November 27 – all f**king hell is about to break loose.
No it’s not another one of those dodgy ‘end of the world’ predictions from some religious cult in the US.
Black Friday is back…and you just know it’s going to be absolutely batsh*t.
If you were lucky enough to have missed the madness last year, or didn’t see news footage of shoppers tearing each other limb from limb over the last HD telly, then be prepared.
It’s a bit like The Purge, Sean of the Dead and Battle Royale all rolled into one, but the depravity is played out in your local shopping centre.
More than £800 billion was spent in Britain last year as shops slashed prices, stuff was sold off on the cheap, and the whole country went into meltdown.
We’re not going to lie – it’s war out there on the streets.

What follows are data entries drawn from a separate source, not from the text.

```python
def make_composite_layer(FT, arch, dims, nSpec) -> CompositeLayer:
    _require_gpu(arch)
# ... 149 lines not shown
def reflectance(surf, dq: DeviceQuad, m: int, arch, FT, deriv: bool = False):
    if isinstance(surf, (H.rpvSurfaceScalar, H.RossLiSurfaceScalar)):
        if deriv:
            raise _lib.VSMError("%s has no linearization (types.jl:472-512)" % type(surf).__name__)
        return to_device_matrix(H.brdf_reflectance(surf, dq.n_stokes, dq.host.qp_mu.astype(np.float64), m), arch, FT)[0].contiguous(), None
    N = int(dq.mu.numel())
    rho = torch.empty((N, N), dtype=dq.dtype, device=dq.mu.device)
    drho = torch.empty_like(rho) if deriv else None
    phi, w = brdf_azimuth_quadrature(arch, FT)
    cs, q = _coxmunk_cstruct(surf, dq.dtype), dq.cstruct()
    _lib.call("vsm_coxmunk_reflectance", dq.dtype, C.byref(cs), C.byref(q), m, int(phi.numel()), _ptr(phi), _ptr(w), _ptr(rho),
              _ptr(drho), _stream_ptr())
    return rho, drho


def create_surface_layer_(surface, added_surface: AddedLayer, m: int, dq: DeviceQuad, tau_sum: torch.Tensor, rho=None,
                          arch=None, FT=None):
    q, a = dq.cstruct(), added_surface.cstruct()
    if isinstance(surface, (H.LambertianSurfaceLegendre, H.LambertianSurfaceSpline)):
        if added_surface.shared or rho is None:
            raise _lib.VSMError("spectral Lambertian surfaces need a per-point surface AddedLayer and their albedo spectrum")
        _lib.call("vsm_lambertian_surface_spectral", added_surface.dtype, C.byref(q), added_surface.nSpec, m, _ptr(rho),
                  _ptr(tau_sum), C.byref(a), _stream_ptr())
        return
    if not added_surface.shared:
        raise _lib.VSMError("surface AddedLayer must be allocated with shared=True")
    if isinstance(surface, H.LambertianSurfaceScalar):
        surface = surface.albedo
    if isinstance(surface, (int, float)):
        alb = C.c_double(surface) if added_surface.dtype == torch.float64 else C.c_float(surface)
        _lib.call("vsm_lambertian_surface", added_surface.dtype, C.byref(q), added_surface.nSpec, m, alb, _ptr(tau_sum),
                  C.byref(a), _stream_ptr())
        return
    if isinstance(surface, BRDF_SURFACES):
        if rho is None:
            rho, _ = reflectance(surface, dq, m, arch, FT)
        _lib.call("vsm_brdf_surface", added_surface.dtype, C.byref(q), added_surface.nSpec, m, _ptr(rho), _ptr(tau_sum),
                  C.byref(a), _stream_ptr())
        return
    raise _lib.VSMError("surface %r is not built in this backend (LambertianSurfaceScalar / Legendre / Spline, CoxMunkSurface, "
                        "rpvSurfaceScalar, RossLiSurfaceScalar)"
                        % (surface,))


SIF_SURFACES = (H.LambertianSurfaceScalar, H.LambertianSurfaceLegendre, H.LambertianSurfaceSpline)


def surface_source_contribute_(scene_or_table, surface, added_surface: AddedLayer, m: int) -> bool:
    scene = scene_or_table if isinstance(scene_or_table, Scene) else None
    table = scene.sif if scene is not None else scene_or_table
    if table is None or m != 0:
        return False
    if not isinstance(surface, SIF_SURFACES + (int, float)):
        if scene is None or not scene._sif_warned:
# ... 57 lines not shown
        for k in range(n):
            w[v + nV * k] = weight * [c, c, s, s][k]
    return row0, w


def postprocessing_vza_(pol: H.PolarizationType, comp: CompositeLayer, vza, vaz, qp: H.QuadPoints, m: int, weight: float,
                        R_SFI: torch.Tensor, T_SFI: torch.Tensor):
    n, nV = pol.n, len(vza)
    row0, w = _vza_rows_weights(pol, vza, vaz, qp, m, weight, comp.dtype)
    _lib.call("vsm_postprocess_vza", comp.dtype, comp.N, n, comp.nSpec, nV, row0, w, _ptr(comp.J0_m), _ptr(comp.J0_p),
              _ptr(R_SFI), _ptr(T_SFI), _stream_ptr())


def interaction_hdrf_(pol, comp: CompositeLayer, added_surface: AddedLayer, m: int, dq: DeviceQuad, vza, vaz, qp, weight: float,
                      hdr_J: torch.Tensor, hdr: torch.Tensor, bhr_uw: torch.Tensor, bhr_dw: torch.Tensor):
    q, c, a = dq.cstruct(), comp.cstruct(), added_surface.cstruct()
    _lib.call("vsm_interaction_hdrf", comp.dtype, C.byref(q), comp.nSpec, m, C.byref(c), C.byref(a), _ptr(hdr_J), _ptr(bhr_uw),
              _ptr(bhr_dw), _stream_ptr())
    row0, w = _vza_rows_weights(pol, vza, vaz, qp, m, weight, comp.dtype)
    _lib.call("vsm_postprocess_vza_hdrf", comp.dtype, comp.N, pol.n, comp.nSpec, len(vza), row0, w, _ptr(hdr_J), _ptr(hdr),
              _stream_ptr())


def init_layer(props: DeviceLayerOptics, qp: H.QuadPoints, FT, numerics: H.RTNumericalParameters, arch):
    dtau_h, nd = H.get_dtau_ndoubl(props.tau_h, props.varpi_h, qp, FT, numerics)
    return array_type(arch)(dtau_h), nd


@dataclass
class NativeSlot:
    run: C.c_void_p
    m: int
    coupling: int
    grp_of: List[int]


def stokes_groups(n_stokes: int, coupling: int) -> List[int]:
    adj = [[a == b or coupling < 0 or bool((coupling >> (4 * a + b)) & 1) or bool((coupling >> (4 * b + a)) & 1)
            for b in range(n_stokes)] for a in range(n_stokes)]
    grp = [-1] * n_stokes
    ng = 0
    for a in range(n_stokes):
        if grp[a] >= 0:
            continue
        grp[a], stack = ng, [a]
        while stack:
            x = stack.pop()
            for b in range(n_stokes):
                if adj[x][b] and grp[b] < 0:
# ... 53 lines not shown
    nbytes = run_workspace_bytes(comp.dtype, N, ns, S, 1, carr)
    ws = comp._native_ws
    if ws is None or ws.numel() * 8 < nbytes:
        ws = comp._native_ws = _lib.poison(torch.empty(max(nbytes // 8, 2), dtype=torch.float64, device=comp._arr["R_mp"].device))
    q = dq.cstruct()
    comp._native_q = (q, dq)
    run = C.c_void_p()
    run_create_(comp.dtype, q, S, 1, marr, carr, ws, nbytes, comp._sources_only, comp._view_rows, run)
    if import_arrays:
        try:
            cc = (_lib.vsm_composite * 1)(comp._cstruct_raw())
            _lib.call("vsm_run_import", comp.dtype, run, cc, _stream_ptr())
        except Exception:
            L.vsm_run_destroy(run)
            raise
    comp._native = NativeSlot(run, int(m), int(mask), stokes_groups(ns, mask))
    return True


def _rt_kernel_native(comp: CompositeLayer, props: DeviceLayerOptics, tau_sum, m: int, dq: DeviceQuad, iz: int, F0, dtau,
                      ndoubl: int) -> bool:
    N, ns, S = comp.N, dq.n_stokes, comp.nSpec
    ncomp = 0 if props.fcomp is None else int(props.fcomp.shape[1])
    if ncomp > 4 or S == 0:
        return False
    lc = layer_coupling(props, N, ns)
    if iz == 1:
        comp.drop_native()
        if not _native_open(comp, dq, m, lc, False):
            return False
    slot = comp._native
# ... 293 lines not shown
    def _layer_coupling(self, m, iz):
        mixed, k = self.zcomp[iz]
        row = self.coupling_comp[m]
        return int(np.bitwise_or.reduce(row)) if mixed else int(row[k])

    def run(self, trace: Optional[list] = None, streams: Optional[list] = None):
        model, pol, FT = self.model, self.pol, self.FT
        if self.layers_only:
            raise _lib.VSMError("Scene(layers_only=True) holds no composite layer: it feeds rt_run_ss only")
        self.R_SFI.zero_()
        self.T_SFI.zero_()
        self.hdr.zero_()
        if self.S == 0:
            return self.R_SFI, self.T_SFI
        self.added.j0_p.zero_()
        eps2 = 2 * np.finfo(FT).eps
        has_noscat = any(ly["props"].max_tau_varpi <= eps2 for ly in self.moments[0]["layers"])
        nb = self._group_size(trace is not None or not MOMENT_BATCHING or has_noscat or REFERENCE_ORDER)
        native = self._native_moments() if trace is None and not has_noscat and not REFERENCE_ORDER else set()
        walk_src = streams is None and trace is None and not has_noscat
        if getattr(self, "_view_rows", None) is None:
            self._view_rows = view_rows_of(pol, model.vza, self.qp)
        view_rows = self._view_rows if streams is None else None
        with self._walk_composites(nb, walk_src and REFERENCE_ORDER, view_rows):
            for g0 in range(0, len(self.moments), nb):
                group = self.moments[g0:g0 + nb]
                comps = self._composites[:len(group)]
                self._walk_layers(group, comps, [k for k in range(len(group)) if (g0 + k) in native], sources_only=streams is None,
                                  view_rows=view_rows, trace=trace, keep_added=has_noscat)
                for mom, comp in zip(group, comps):
                    m = mom["m"]
                    weight = float(fourier_weight(FT, m))
                    create_surface_layer_(model.surface, self.added_surface, m, self.dq, mom["tau_sum_surface"], rho=mom["rho"])
                    surface_source_contribute_(self, model.surface, self.added_surface, m)
                    interaction_(mom["iface_surface"], comp, self.added_surface, work=self.work)
                    if self.compute_hdrf:
                        interaction_hdrf_(pol, comp, self.added_surface, m, self.dq, model.vza, model.vaz, self.qp, weight,
                                          self.hdr_J, self.hdr, self.bhr_uw, self.bhr_dw)
                    postprocessing_vza_(pol, comp, model.vza, model.vaz, self.qp, m, weight, self.R_SFI, self.T_SFI)
                    thermal_pass = self.thermal_B is not None and (m == 0 or (m == 1 and self.thermal_slot().carry))
                    if thermal_pass:
                        self._thermal_slot(mom, weight)
                    if streams is not None:
                        Jm, Jp = comp.J0_m.clone(), comp.J0_p.clone()
                        if thermal_pass:
                            Jm += self._thermal.comp.J0_m
                            Jp += self._thermal.comp.J0_p
                        streams.append(dict(m=m, weight=weight, R_mp=comp.R_mp.clone(), T_pp=comp.T_pp.clone(), J0_m=Jm, J0_p=Jp))
        if isinstance(model.surface, H.CoxMunkSurface) and self.ss_correction:
            apply_ss_correction_(self.R_SFI, model.surface, pol, model.vza, model.vaz, self.qp.mu0,
                                 self.moments[-1]["tau_sum_surface"], model.m_max, self.arch, FT)
        return self.R_SFI, self.T_SFI

    def _group_size(self, sequential: bool) -> int:
        want = max(MOMENT_BATCH, min(MOMENT_BATCH_MAX, 4096 // max(self.S, 1)))
        return 1 if sequential else min(want, len(self.moments))

    @contextlib.contextmanager
    def _walk_composites(self, nb: int, sources_only: bool, view_rows):
        while len(self._composites) < nb:
            self._composites.append(make_composite_layer(self.FT, self.arch, (self.N, self.N), self.S))
        for c in self._composites:
            c._sources_only = bool(sources_only)
            c._view_rows = view_rows if sources_only else None
        try:
            yield
        finally:
            for c in self._composites:
                c._sources_only = False
                c._view_rows = None

    def _walk_layers(self, group, comps, nat, sources_only: bool, view_rows, trace=None, keep_added: bool = False, tops_at=(),
                     keep_top=None):
        eps2 = 2 * np.finfo(self.FT).eps
        if nat:
            def export(l):
                def cb(cs):
                    for k, c in zip(nat, cs):
                        keep_top(k, l, (c._arr["R_pm"].clone(), c._arr["J0_p"].clone()))
                return cb
            self._run_layers_native([group[k] for k in nat], [comps[k] for k in nat], sources_only=sources_only,
                                    export_at={l: export(l) for l in tops_at}, view_rows=view_rows)
        rest = [k for k in range(len(group)) if k not in nat]
        group_l, comps_l = [group[k] for k in rest], [comps[k] for k in rest]
        for iz in range(self.Nz if rest else 0):
            ly0 = group_l[0]["layers"][iz]
            if len(group_l) > 1 and ly0["props"].max_tau_varpi > eps2 and (iz == 0 or ly0["iface"] == "11"):
                layer_forward_multi_(ly0["tau_sum"], ly0["dtau"], self.F0, [mom["layers"][iz]["props"] for mom in group_l],
                                     [mom["m"] for mom in group_l], ly0["nd"], self.dq, iz == 0, comps_l, self.added)
            else:
                for mom, comp in zip(group_l, comps_l):
                    ly = mom["layers"][iz]
                    rt_kernel_(self.pol, self.added, comp, ly["props"], ly["iface"], ly["tau_sum"], mom["m"], self.dq, self.arch,
                               iz + 1, self.F0, self.FT, self.model.numerics, dtau=ly["dtau"], ndoubl=ly["nd"], trace=trace,
                               work=self.work, keep_added=keep_added)
            if iz + 1 in tops_at:
                for k, comp in zip(rest, comps_l):
                    keep_top(k, iz + 1, comp.snapshot_top())

    def _native_moments(self):
        if not NATIVE_RUN or getattr(self, "coupling", None) is None or not self.moments:
            return set()
        eps2 = 2 * np.finfo(self.FT).eps
        for iz, ly in enumerate(self.moments[0]["layers"]):
            p = ly["props"]
            if p.max_tau_varpi <= eps2 or (iz > 0 and ly["iface"] != "11") or (p.fcomp is not None and p.fcomp.shape[1] > 4):
                return set()
        return {i for i, mom in enumerate(self.moments) if run_supported(self.dt, self.N, self.pol.n, int(self.coupling[mom["m"]]))}

    def _run_layers_native(self, group, comps, sources_only: bool = True, export_at=None, view_rows=None):
        L = _lib.lib()
        nm, N, S, ns = len(group), self.N, self.S, self.pol.n
        marr = (C.c_int * nm)(*[int(mom["m"]) for mom in group])
        carr = (C.c_int * nm)(*[int(self.coupling[mom["m"]]) for mom in group])
        nbytes = run_workspace_bytes(self.dt, N, ns, S, nm, carr)
        ws = getattr(self, "_native_ws", None)
        if ws is None or ws.numel() * 8 < nbytes:
            ws = self._native_ws = _lib.poison(torch.empty(max(nbytes // 8, 2), dtype=torch.float64, device=self.dev))
        q = self.dq.cstruct()
        run = C.c_void_p()
        run_create_(self.dt, q, S, nm, marr, carr, ws, nbytes, sources_only, view_rows, run)
        try:
            if NATIVE_ZW_TAIL and not torch.cuda.is_current_stream_capturing():
                _lib.check(L.vsm_run_zw_tail(run))
            for iz in range(self.Nz):
                ly0 = group[0]["layers"][iz]
                props = [mom["layers"][iz]["props"] for mom in group]
                p0 = props[0]
                zpp = (C.c_void_p * nm)(*[p.Zpp.data_ptr() for p in props])
                zmp = (C.c_void_p * nm)(*[p.Zmp.data_ptr() for p in props])
                ncomp = 0 if p0.fcomp is None else int(p0.fcomp.shape[1])
                lc = (C.c_int * nm)(*[self._layer_coupling(mom["m"], iz) for mom in group])
                run_layer_native_(run, nm, int(ly0["nd"]), ly0["dtau"], p0.varpi, ly0["tau_sum"], self.F0, ncomp, zpp, zmp,
                                  0 if ncomp else p0.z_stride, p0.fcomp, iz == 0, lc, self.dt)
                if export_at and (iz + 1) in export_at:
                    cc = (type(comps[0].cstruct()) * nm)(*[c.cstruct() for c in comps])
                    _lib.call("vsm_run_export", self.dt, run, cc, _stream_ptr())
                    export_at[iz + 1](comps)
            cc = (type(comps[0].cstruct()) * nm)(*[c.cstruct() for c in comps])
            _lib.call("vsm_run_export", self.dt, run, cc, _stream_ptr())
        finally:
            L.vsm_run_destroy(run)

    def thermal_slot(self) -> "ThermalSlot":
        if self._thermal is None:
            self._thermal = ThermalSlot(self)
        return self._thermal

    def _thermal_slot(self, mom, weight):
        th = self.thermal_slot()
        th.begin(mom)
        th.walk(mom, th.comp, 0, self.Nz, self.thermal_B)
        th.surface(mom)
        th.finish(mom, weight, self.R_SFI, self.T_SFI)

    def run_graph(self):
        if getattr(self, "_graph", None) is None:
# ... 168 lines not shown
```

vsmartmom.jl_amd/csrc/vsm_native.hip:

```cpp
#include <stdlib.h>

#include <vector>

#include "vsm_native_dev.h"
#include "vsm_native_run.h"

#ifndef VSM_NATIVE_PARK_RT
#define VSM_NATIVE_PARK_RT 3
#endif

namespace vsm {

struct nlayer_comps {
  double* c[NSUB_MAX];
};

namespace {
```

So if you’re not riding it out under the sofa clutching a shovel and your last will and testament, you need to bring your A-game, son.
Plan your attack
‘Fail to prepare, prepare to fail.’ Every teacher you ever had probably told you that before a really important exam, or interview or something.
If you’re daft like us, you probably ignored them and ballsed up every one of those damn tests. But we’re telling you now – prepare! And prepare good.
Because if you don’t you’re going to hit the shops like a giddy headless chicken just grabbing any old piece of tat with a 30% off sticker slapped on the side.
If you don’t want to be sat at home afterwards, kicking yourself and wondering what you’re going to do with seven pairs of left-handed scissors, an egg peeler and a David Cameron Austerity Christmas album, then listen up.
Plan which shops you’re going to attack, which deals you’re going to go for, and which items you really want to buy.
Have a budget, know what you want, draw up a hit list and stick to the game plan.
Who is doing Black Friday?
This is a pretty essential part of doing your pre-spree research. Do your homework on the internet first.
Don’t be that d*ck that rocks up at 6am at your local electronics shop, tooled up to the eyeballs ready to wrestle some mums for a bargain, when there’s nothing even discounted.
JOE’s advice is to suss out what kind of items you’re after then check the big stores to see if they’re offering some Black Friday deals.
Big players like Currys, Apple, Argos, Tesco, Boots and PC World are all DTF on some tempting Black Friday deals. But there are many more that prefer not to have full-scale rioting breaking out in the kids toys aisle.
Keep an eye on who is doing which deals and when. Some retailers have offers on all day, other will just be for a few hours. Twitter is always a good place to watch for snap deals dropping too. Get clued up.
Can you do it online?
There’s something magical about venturing out to the high street to do some Christmas shopping for loved ones – snow beginning to fall, twinkling lights in frosty windows, the whiff of mulled wine and the feint hum of a beloved carol in the air.
Black Friday is not one of those days that will get you in the Christmas spirit – unless your idea of getting festive is queuing up in the p*ssing rain in a Santa hat, elbowing your way to the front of a frenzied scrum of people, and then chinning a fellow shopper to get an MP3 player you don’t even need.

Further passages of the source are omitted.